Patrão e empregado querem o mesmo (ou deveriam): que a empresa cresça, que tenha clientes, que ganhe muito dinheiro, que prospere e dê uma vida confortável e justa aos seus colaboradores e atenda adequadamente seus clientes. Quando um dos dos lados não está sendo respeitado pelo outro algo está errado. Talvez aquele não seja o melhor patrão para você. Talvez aquele não seja o melhor colega para atingir seus objetivos pessoais e profissionais. Talvez você esteja precisando de mais coragem para ir adiante, buscar quem lhe respeita, quem vai valorizar toda a capacidade profissional e os valores que você tem.

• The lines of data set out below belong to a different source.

diff --git a/nnmnkwii_amd/csrc/mlpg_strip_bwd_f64.hip b/nnmnkwii_amd/csrc/mlpg_strip_bwd_f64.hip
--- a/nnmnkwii_amd/csrc/mlpg_strip_bwd_f64.hip
+++ b/nnmnkwii_amd/csrc/mlpg_strip_bwd_f64.hip
@@ -1,7 +1,7 @@
 #include "mlpg_strip_impl.h"
 namespace mlpg {
-int launch_strip_bwd_f64(hipStream_t st, int out_dtype, const Problem &p, const WinSet &ws, void *scratch, int R, int ndg, int dgw, bool zero_ctrl) {
-  if (out_dtype == MLPG_HIP_F32) return strip::launch_t<double, float, true>(st, p, ws, scratch, R, ndg, dgw, zero_ctrl);
-  return strip::launch_t<double, double, true>(st, p, ws, scratch, R, ndg, dgw, zero_ctrl);
+int launch_strip_bwd_f64(hipStream_t st, int out_dtype, const Problem &p, const WinSet &ws, void *scratch, int R, int ndg, int dgw, bool zero_ctrl, int epoch) {
+  if (out_dtype == MLPG_HIP_F32) return strip::launch_t<double, float, true>(st, p, ws, scratch, R, ndg, dgw, zero_ctrl, epoch);
+  return strip::launch_t<double, double, true>(st, p, ws, scratch, R, ndg, dgw, zero_ctrl, epoch);
 }
 }
diff --git a/nnmnkwii_amd/csrc/mlpg_strip_fwd_f32.hip b/nnmnkwii_amd/csrc/mlpg_strip_fwd_f32.hip
--- a/nnmnkwii_amd/csrc/mlpg_strip_fwd_f32.hip
+++ b/nnmnkwii_amd/csrc/mlpg_strip_fwd_f32.hip
@@ -1,7 +1,7 @@
 #include "mlpg_strip_impl.h"
 namespace mlpg {
-int launch_strip_fwd_f32(hipStream_t st, int out_dtype, const Problem &p, const WinSet &ws, void *scratch, int R, int ndg, int dgw, bool zero_ctrl) {
+int launch_strip_fwd_f32(hipStream_t st, int out_dtype, const Problem &p, const WinSet &ws, void *scratch, int R, int ndg, int dgw, bool zero_ctrl, int epoch) {
   (void)out_dtype;
-  return strip::launch_t<float, float, false>(st, p, ws, scratch, R, ndg, dgw, zero_ctrl);
+  return strip::launch_t<float, float, false>(st, p, ws, scratch, R, ndg, dgw, zero_ctrl, epoch);
 }
 }
diff --git a/nnmnkwii_amd/csrc/mlpg_strip_fwd_f64.hip b/nnmnkwii_amd/csrc/mlpg_strip_fwd_f64.hip
--- a/nnmnkwii_amd/csrc/mlpg_strip_fwd_f64.hip
+++ b/nnmnkwii_amd/csrc/mlpg_strip_fwd_f64.hip
@@ -1,7 +1,7 @@
 #include "mlpg_strip_impl.h"
 namespace mlpg {
-int launch_strip_fwd_f64(hipStream_t st, int out_dtype, const Problem &p, const WinSet &ws, void *scratch, int R, int ndg, int dgw, bool zero_ctrl) {
+int launch_strip_fwd_f64(hipStream_t st, int out_dtype, const Problem &p, const WinSet &ws, void *scratch, int R, int ndg, int dgw, bool zero_ctrl, int epoch) {
   (void)out_dtype;
-  return strip::launch_t<double, double, false>(st, p, ws, scratch, R, ndg, dgw, zero_ctrl);
+  return strip::launch_t<double, double, false>(st, p, ws, scratch, R, ndg, dgw, zero_ctrl, epoch);
 }
 }
diff --git a/nnmnkwii_amd/csrc/mlpg_strip_impl.h b/nnmnkwii_amd/csrc/mlpg_strip_impl.h
--- a/nnmnkwii_amd/csrc/mlpg_strip_impl.h
+++ b/nnmnkwii_amd/csrc/mlpg_strip_impl.h
@@ -53,6 +53,8 @@
 enum { rT00, rT01, rT11, rH0, rH1, rD11, rD12, rD22, rF1, rF2, rL11, rL12, rL21, rL22 };
 
 constexpr int kCtrlLine = 32;
+constexpr int kDoneWord = 1;
+constexpr int kDoneMarked = 1 << 30;
 #ifndef MLPG_STRIP_POLL_SLEEP
 #define MLPG_STRIP_POLL_SLEEP 16
 #endif
@@ -96,6 +98,9 @@
 #define MLPG_STRIP_STAGGER_DEFAULT_US 0
 #endif
 
+#ifndef MLPG_STRIP_SETTLE_INLINE
+#define MLPG_STRIP_SETTLE_INLINE 0
+#endif
 #ifndef MLPG_STRIP_ROUTE1_TOL
 #define MLPG_STRIP_ROUTE1_TOL 0x1p-66
 #endif
@@ -148,6 +153,7 @@
   StreamMap sm;
   int stagger;
   int wpl;
+  int epoch;
 };
 
 template <bool MULTI = false>
@@ -812,6 +818,97 @@
   rhs[kN + 1] = u.y;
 }
 
+template <typename TIN, typename TOUT, bool BWD, bool MULTI, bool TR>
+__device__ __forceinline__ void settle_group(const Problem &p, const WinSet &ws, const Args &a, const int g, const unsigned long long m,
+                                             const int timed_out, const int lane) {
+  const int b = TR ? g * a.sm.tr_u : g / a.ndg, dg = TR ? 0 : g - b * a.ndg;
+  const int d0 = dg * a.dgw;
+  const int sd_all = MULTI ? a.sm.total : p.sd;
+  const int nd = TR ? (a.sm.tr_B - b < a.sm.tr_u ? a.sm.tr_B - b : a.sm.tr_u) * a.sm.tr_nd
+                    : (sd_all - d0 < a.dgw ? sd_all - d0 : a.dgw);
+  if (lane >= nd || !((m >> lane) & 1ull)) return;
+  int d = d0 + lane, dstat = d;
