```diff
@@ -319,7 +336,7 @@
     int amin_out = -1, fresh_i = 0;
     if (attempted && ai == 0 && hid == 0) {
       bool fr;
-      amin_out = accept_decide(c, b, acc_in, amin, J_new, fr);
+      amin_out = accept_decide<T, REC>(c, b, acc_in, amin, J_new, fr, rs);
       fresh_i = fr ? 1 : 0;
     }
     amin_out = __shfl(amin_out, lane & 48);
@@ -327,6 +344,14 @@
     PDDP_TLS_AT(8);
     if constexpr (n <= 4) {
       if (nocand && hid == 0 && __any(amin_out > 0)) {
+        if constexpr (PRE) {
+          T alpha_r = a.alphas[ai];
+          asm volatile("" : "+v"(alpha_r));
+          if (amin_out > 0 && ai == amin_out)
+            rollout(alpha_r, rec + (size_t)b * (N + 1) * n, (size_t)n,
+                    a.Uc + ((size_t)b * N * a.A + ai) * m, 0,
+                    std::false_type{});
+        } else
         if (amin_out > 0 && ai == amin_out)
           rollout(a.alphas[ai], rec + (size_t)b * (N + 1) * n, (size_t)n,
                   a.Uc + ((size_t)b * N * a.A + ai) * m, 0, std::false_type{});
@@ -360,7 +385,7 @@
       T zc[n], uc[m];
       const int t_first = ai + 16 * hid;
       constexpr int KR = kTailRows;
-      if (n <= 6 && Lout == nullptr && N + 1 <= 16 * H * KR) {
+      if (n <= 6 && Lout == nullptr && (PRE || N + 1 <= 16 * H * KR)) {
         T zz[KR][n], uu[KR][m];
         const bool from_rec = rec != nullptr && (amin_out == 0 || nocand);
         const T* cz = from_rec ? rec + (size_t)b * (N + 1) * n : srcz;
@@ -374,10 +399,6 @@
         }
         const T* Gl = Gs;
         if constexpr (PRE) {
-          for (int t = ai + 16 * hid; t < N; t += 16 * H) {
-#pragma unroll
-            for (int j = 0; j < GS; ++j) Ga[t * GS + j] = Gl[t * GST + j];
-          }
         } else {
           constexpr int kDeep = 8;
           int o = ai + 16 * hid;
@@ -417,6 +438,13 @@
           for (int j = 0; j < m; ++j) us[j] = Us[tu * UST + j];
           control_law<T, n, m>(zz[k], zr, gr, us, alpha_w, umin, umax, uu[k]);
         }
+        if constexpr (PRE) {
+#pragma unroll
+          for (int k = 0; k < KR; ++k) {
+#pragma unroll
+            for (int j = 0; j < n; ++j) asm volatile("" : "+v"(zz[k][j]));
+          }
+        }
 #pragma unroll
         for (int k = 0; k < KR; ++k) {
           const int t = t_first + 16 * H * k;
@@ -438,6 +466,12 @@
                 for (int j = 0; j < m; ++j) cr[n + j] = uu[k][j];
               }
             }
+          }
+        }
+        if constexpr (PRE) {
+          for (int t = ai + 16 * hid; t < N; t += 16 * H) {
+#pragma unroll
+            for (int j = 0; j < GS; ++j) Ga[t * GS + j] = Gl[t * GST + j];
           }
         }
       } else {
diff --git a/pddp_amd/csrc/riccati_n4_elem.hpp b/pddp_amd/csrc/riccati_n4_elem.hpp
--- a/pddp_amd/csrc/riccati_n4_elem.hpp
+++ b/pddp_amd/csrc/riccati_n4_elem.hpp
@@ -2,6 +2,7 @@
 
 #include <type_traits>
 #include "models.hpp"
+#include "accept.hpp"
 #include "riccati_n4_quad.hpp"
 
 namespace pddp {
@@ -407,12 +408,15 @@
 constexpr int kGainL = kGain + 1;
 constexpr int round_gains_floats(int N) { return (kTrajW * N * kGainL + 3) & ~3; }
 
-template <typename T, unsigned QM, bool OVL, bool ROUND, int BR = kBrEigBox>
+template <typename T, unsigned QM, bool OVL, bool ROUND, int BR = kBrEigBox,
+          bool REC = false>
 PDDP_DEV bool elem_sweep_body(const RiccatiArgs<T>& a, const GenArgs<T>& gen,
                               const ProblemT<T>& prob, unsigned char* smem_raw,
                               RoundOut& ro,
                               const unsigned tid = threadIdx.x,
-                              const int carry = -1) {
+                              const int carry = -1,
+                              RoundState* rs_wg = nullptr) {
+  static_assert(ROUND || !REC, "");
   static_assert(OVL || !ROUND, "");
   constexpr bool F32 = std::is_same<T, float>::value;
   static_assert(F32 || (!OVL && !ROUND), "");
@@ -442,7 +446,13 @@
   const T* Ug = gen.U + (size_t)bc * (size_t)N;
   const int nblk = (N + kBlk - 1) / kBlk;
   if (b0 >= a.B) return false;
-  const bool counted = exists && (a.active == nullptr || a.active[bc] != 0);
+  [[maybe_unused]] RoundState* const rs =
+      REC ? rs_wg + pair * kTrajW + row : nullptr;
+  bool counted;
+  if constexpr (REC)
+    counted = exists && rs->active != 0;
+  else
+    counted = exists && (a.active == nullptr || a.active[bc] != 0);
   if (!__any(counted)) return false;
   PDDP_EM_MARK(0);
   PDDP_TL(0);
@@ -470,6 +480,11 @@
     const V4 v = *reinterpret_cast<const V4*>(Zg + 4 * tau);
     zq[0] = v[0]; zq[1] = v[1]; zq[2] = v[2]; zq[3] = v[3];
     uq = Ug[tau];
+    if constexpr (REC) {
+      if (jb == 0)
+        asm volatile("" : "+v"(zq[0]), "+v"(zq[1]), "+v"(zq[2]), "+v"(zq[3]),
+                          "+v"(uq));
+    }
     if constexpr (ROUND) {
       if (jb == 0 && carry == 1 && N - tau <= kBlk) {
         T* cr = carry_w + (N - tau) * kCarryW;
@@ -486,6 +501,8 @@
     } else {
       const V4 zNv = *reinterpret_cast<const V4*>(Zg + 4 * N);
       zN[0] = zNv[0]; zN[1] = zNv[1]; zN[2] = zNv[2]; zN[3] = zNv[3];
+      if constexpr (REC)
+        asm volatile("" : "+v"(zN[0]), "+v"(zN[1]), "+v"(zN[2]), "+v"(zN[3]));
       if (ROUND && carry == 1 && l == 0) {
         carry_w[0] = zN[0]; carry_w[1] = zN[1]; carry_w[2] = zN[2];
         carry_w[3] = zN[3];
@@ -544,15 +561,27 @@
     }
   };
   auto finish_costs = [&]() {
-    const bool sums = counted && (gen.fresh == nullptr || gen.fresh[bc] != 0);
+    bool sums;
+    if constexpr (REC)
+      sums = counted && rs->fresh != 0;
+    else
+      sums = counted && (gen.fresh == nullptr || gen.fresh[bc] != 0);
     const T Jrow = group_sum(Jacc) + (OVL ? term_w[row * kTermRow + 20] : l_term);
     if constexpr (ROUND) {
-      const T Jold = gen.J_opt[bc];
+      T Jold;
+      if constexpr (REC)
+        Jold = rs->J_opt;
+      else
+        Jold = gen.J_opt[bc];
       if (l == 0) term_w[row * kTermRow + 21] = sums ? Jrow : Jold;
     }
     if (sums && l == 0) {
       gen.J_opt[bc] = Jrow;
       if (gen.fresh != nullptr) gen.fresh[bc] = 0;
+      if constexpr (REC) {
+        rs->J_opt = Jrow;
+        rs->fresh = 0;
+      }
     }
   };
   [[maybe_unused]] T* const gains_w = img0 + kPairLdsOvl;
@@ -620,7 +649,11 @@
     }
   }
 
-  const T reg = (T)a.reg[bc];
+  T reg;
+  if constexpr (REC)
+    reg = (T)rs->mu;
+  else
+    reg = (T)a.reg[bc];
   const int oA = rbase + 4 * i, oB = rbase + 4 * j, oL = rbase + 32 + l;
   const int oTi = rbase + 16 + 2 * i, oTj = rbase + 24 + 2 * j;
   const int tr_addr = ((lane & 48) | (j * 4 + i)) * 4;
diff --git a/pddp_amd/csrc/round_n4_body.hpp b/pddp_amd/csrc/round_n4_body.hpp
--- a/pddp_amd/csrc/round_n4_body.hpp
+++ b/pddp_amd/csrc/round_n4_body.hpp
@@ -15,6 +15,45 @@
   extern __shared__ __attribute__((aligned(16))) unsigned char smem_raw[];
   const bool timed = phase_ticks != nullptr && threadIdx.x == 0;
   long long t_sweep = 0, t_search = 0;
+  [[maybe_unused]] RoundState* rs_wg = nullptr;
+  [[maybe_unused]] const float* ub = nullptr;
+  [[maybe_unused]] const float* alphas_l = nullptr;
+  constexpr bool kBounds = MULTI && n4e::br_bounded(BR);
+  if constexpr (kBounds) {
+    __shared__ float sh_ub[2];
+    const float lo = a.u_min[0], hi = a.u_max[0];
+    sh_ub[0] = lo;
+    sh_ub[1] = hi;
+    ub = sh_ub;
+  }
+  if constexpr (MULTI) {
+    __shared__ RoundState sh_rs[n4e::kWaves * n4e::kTrajW];
+    __shared__ float sh_alpha[kMaxAlphas];
+    rs_wg = sh_rs;
+    alphas_l = sh_alpha;
+    {
+      const int ai = threadIdx.x & (kMaxAlphas - 1);
+      sh_alpha[ai] = ls.alphas[ai < ls.A ? ai : ls.A - 1];
+    }
+    const int pair = (threadIdx.x >> 6) & (n4e::kWaves - 1);
+    const int row = (threadIdx.x & (kWave - 1)) >> 4;
+    const int b = (blockIdx.x * n4e::kWaves + pair) * n4e::kTrajW + row;
+    const int bc = b < ac.B ? b : ac.B - 1;
+    RoundState st;
+    st.mu = ac.mu[bc];
+    st.delta = ac.delta[bc];
+    st.J_opt = ac.J_opt[bc];
+    st.iter = ac.iter[bc];
+    st.active = ac.active[bc];
+    st.fresh = ac.fresh[bc];
+    RoundState* rs = sh_rs + pair * n4e::kTrajW + row;
+    rs->mu = st.mu;
+    rs->delta = st.delta;
+    rs->J_opt = st.J_opt;
+    rs->iter = st.iter;
+    rs->active = st.active;
+    rs->fresh = st.fresh;
+  }
   for (int r = 0;; ++r) {
     int z = 0;
     unsigned tid = threadIdx.x;
@@ -28,18 +67,24 @@
     ls_r.N += z;
     AcceptArgs<float> ac_r = ac;
     ac_r.N += z;
+    if constexpr (MULTI) ls_r.alphas = alphas_l;
+    if constexpr (kBounds) {
+      a_r.u_min = ls_r.u_min = ub;
+      a_r.u_max = ls_r.u_max = ub + 1;
+    }
     n4e::RoundOut ro;
     const long long t0 = timed ? wall_clock64() : 0;
     const int carry = MULTI && use_carry ? (r == 0 ? 1 : 0) : -1;
-    if (!n4e::elem_sweep_body<float, QM, true, true, BR>(a_r, gen, prob,
-                                                         smem_raw, ro, tid, carry))
+    if (!n4e::elem_sweep_body<float, QM, true, true, BR, MULTI>(
+            a_r, gen, prob, smem_raw, ro, tid, carry, rs_wg))
       break;
     const long long t1 = timed ? wall_clock64() : 0;
     const PreStaged<float> pre{ro.Zs, ro.Us,      ro.Gs,
                                ro.status, ro.J_opt, ro.carry_rows};
     line_search_lds_body<float, PDDP_MODEL_CARTPOLE, true, n4e::kWaves, 2, QM,
-                         false, true>(prob, ls_r, ac_r, scratch, nullptr,
-                                      smem_raw, pre, tid);
+                         false, true, MULTI>(prob, ls_r, ac_r, scratch,
+                                             nullptr, smem_raw, pre, tid,
+                                             rs_wg);
     if (timed) {
       t_sweep += t1 - t0;
       t_search += wall_clock64() - t1;
```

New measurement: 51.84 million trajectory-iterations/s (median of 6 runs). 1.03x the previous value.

Claro que, eventualmente, não haverá outra saída a uma demanda profissional que não seja a reivindicação através de greve. Mas não tem outra forma de fazer isso?! Penso rápido em outras formas de reivindicar melhorias salariais e outras demandas:

(1) reduzir a jornada em 2h diárias e, depois do expediente, ir protestar em frente à sede do empregador;

(2) apresentar um projeto de aumento de produção vinculado ao aumento de rendimentos aos empregados;

(3) fazer uma operação padrão mostrando que, se mudasse X ou Y na atividade, se ganharia tempo/produtividade/eficácia;

(4) fazer uma campanha com os clientes para que entrassem em contato com o empregador através da plataforma Z e dissessem se acham válido a demanda por A ou B direitos.

Greve é um instrumento do Século XIX, quando não haviam sequer direitos trabalhistas, quando a polícia matava quem se negava a trabalhar 14h por dia. Greve é um desrespeito ao direito de um sem fim de pessoas que precisam dos serviços paralisados. E afeta eminentemente a população mais pobre, pois evidentemente os mais abonados e afortunados têm meios de resolver seus problemas de outras formas.

Greve é, nos dias atuais, uma forma de terrorismo light. Se explode o direito dos outros para pleitear o que se acha correto para si. E se espera apoio?!

Nós precisamos adequar nossa mentalidade ao Século XXI não apenas quanto às relações amorosas, quanto ao respeito à natureza, quanto às demandas sociais… passou da hora.